Yea, I've just tried using GravityScore's SHA-256 API and a even a single file is too big really, it just grinds to a halt.

Anyone know of a good MD5 API for CC, I haven't really been able to find one that works.
theoriginalbit #45
Posted 11 May 2014 - 05:26 AM
Anyone know of a good MD5 API for CC, I haven't really been able to find one that works.
clearly haven't read the last few replies on the last page… :P/>
awsmazinggenius #46
Posted 11 May 2014 - 05:27 AM
I would go with SHA1 over MD5, but that's (sort-of) just a matter of preference.
oeed #47
Posted 11 May 2014 - 07:12 AM
Anyone know of a good MD5 API for CC, I haven't really been able to find one that works.
clearly haven't read the last few replies on the last page… :P/>
*facepalm*

I would go with SHA1 over MD5, but that's (sort-of) just a matter of preference.
I'll see which one is quicker and use that.
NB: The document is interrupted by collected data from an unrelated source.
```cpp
extern "C" int tk_index_shard_resident(tk_index *ix, const int32_t *owner, int rank, int world)
{
    IXLOCK(ix);
    ARGCHECK(ix && ix->have_lists && !ix->sharded, "a complete unsharded index");
    ARGCHECK(owner && world >= 1 && rank >= 0 && rank < world, "owner / rank / world");
    TRY(flush_pending(ix));
    HIPCHECK(hipDeviceSynchronize());
    const int64_t L = ix->n_lists;
    std::vector<int64_t> sizes((size_t)L), coff((size_t)L + 1, 0), loff((size_t)L + 1, 0);
    HIPCHECK(hipMemcpy(sizes.data(), ix->list_n.p, (size_t)L * 8, hipMemcpyDeviceToHost));
    for (int64_t i = 0; i < L; i++) {
        ARGCHECK(owner[i] >= 0 && owner[i] < world, "owner out of range");
        const int64_t c = (sizes[(size_t)i] + 15) / 16;
        coff[(size_t)i + 1] = coff[(size_t)i] + c;
        loff[(size_t)i + 1] = loff[(size_t)i] + (owner[i] == rank ? c : 0);
    }
    const int P = ix->M / 2;
// ... 36 lines not shown
    ix->n_lists = src->n_lists; ix->center_chunks = src->center_chunks; ix->d = src->d;
    ix->list_chunk_off.borrow(src->list_chunk_off);
    ix->list_n.borrow(src->list_n);
    ix->ids_off.borrow(src->ids_off);
    ix->ids.borrow(src->ids);
    ix->ids32.borrow(src->ids32);
    ix->have_ids32 = src->have_ids32;
    ix->labels24 = src->labels24;
    ix->twin_list.borrow(src->twin_list);
    ix->twin_off.borrow(src->twin_off);
    ix->twin_w = src->twin_w;
    ix->twin_unverified = src->twin_unverified;
    ix->twin_vouched = src->twin_vouched;
    ix->opt_replay_twin = src->opt_replay_twin;
    ix->total_chunks = src->total_chunks; ix->total_ids = src->total_ids;
    ix->max_list_chunks = src->max_list_chunks;
    ix->ids_unique = src->ids_unique;
    ix->cslots_i.borrow(src->cslots_i);
    ix->cslots_l.borrow(src->cslots_l);
    ix->c_chunk_off.borrow(src->c_chunk_off);
    ix->rot_t.borrow(src->rot_t);
    ix->rot_d_pad = src->rot_d_pad;
    ix->data.borrow(src->data);
    ix->N = src->N; ix->data_is_f64 = src->data_is_f64;
    ix->have_pq = ix->have_centers = ix->have_lists = ix->have_data = true;
    ix->plain_mode = src->plain_mode;
    const int64_t L = ix->n_lists;
    std::vector<int64_t> sizes((size_t)L), loff((size_t)L + 1, 0);
    bool ok = hipMemcpy(sizes.data(), src->list_n.p, (size_t)L * 8, hipMemcpyDeviceToHost) == hipSuccess;
    for (int64_t i = 0; ok && i < L; i++) {
        ok = owner[i] >= 0 && owner[i] < world;
        loff[(size_t)i + 1] = loff[(size_t)i] + (owner[i] == rank ? (sizes[(size_t)i] + 15) / 16 : 0);
    }
    const int P = ix->M / 2;
    const size_t bytes = (size_t)tk_tiled_uint4s(loff[(size_t)L], P) * 16;
    ok = ok && ix->owner.ensure((size_t)L * 4) == TK_OK && ix->local_chunk_off.ensure((size_t)(L + 1) * 8) == TK_OK &&
         ix->codes.ensure(bytes > 0 ? bytes : 16) == TK_OK;
    ok = ok && hipMemcpy(ix->owner.p, owner, (size_t)L * 4, hipMemcpyHostToDevice) == hipSuccess &&
         hipMemcpy(ix->local_chunk_off.p, loff.data(), (size_t)(L + 1) * 8, hipMemcpyHostToDevice) == hipSuccess &&
         hipMemset(ix->codes.p, 0, bytes > 0 ? bytes : 16) == hipSuccess;
    if (ok) {
        tk_launch_compact_tiled(src->codes.as<uint4>(), ix->codes.as<uint4>(), P, ix->list_chunk_off.as<int64_t>(),
                                ix->local_chunk_off.as<int64_t>(), (int)L, loff[(size_t)L], 0);
        ok = hipGetLastError() == hipSuccess && hipDeviceSynchronize() == hipSuccess;
    }
    if (!ok) {
// ... 305 lines not shown
```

I'm not overly concerned about accuracy, if one slips through it's not the end of the world.

Edit: CRC32 was quicker, so I'll be using that.

Edit 2: Got it all working now, it's doing it's just excellently. Thanks everyone!
Edited on 11 May 2014 - 10:02 AM
awsmazinggenius #48
Posted 11 May 2014 - 10:40 PM
As in, if you were to release the next release of OneOS now the hashing part will all be working? Great!
oeed #49
Posted 11 May 2014 - 10:44 PM
As in, if you were to release the next release of OneOS now the hashing part will all be working? Great!

Yep, it's all done and working.
viluon #50
Posted 19 May 2014 - 03:51 PM
As in, if you were to release the next release of OneOS now the hashing part will all be working? Great!

Yep, it's all done and working.
I suggest editing the original post, so people around here don't have to read all the replies.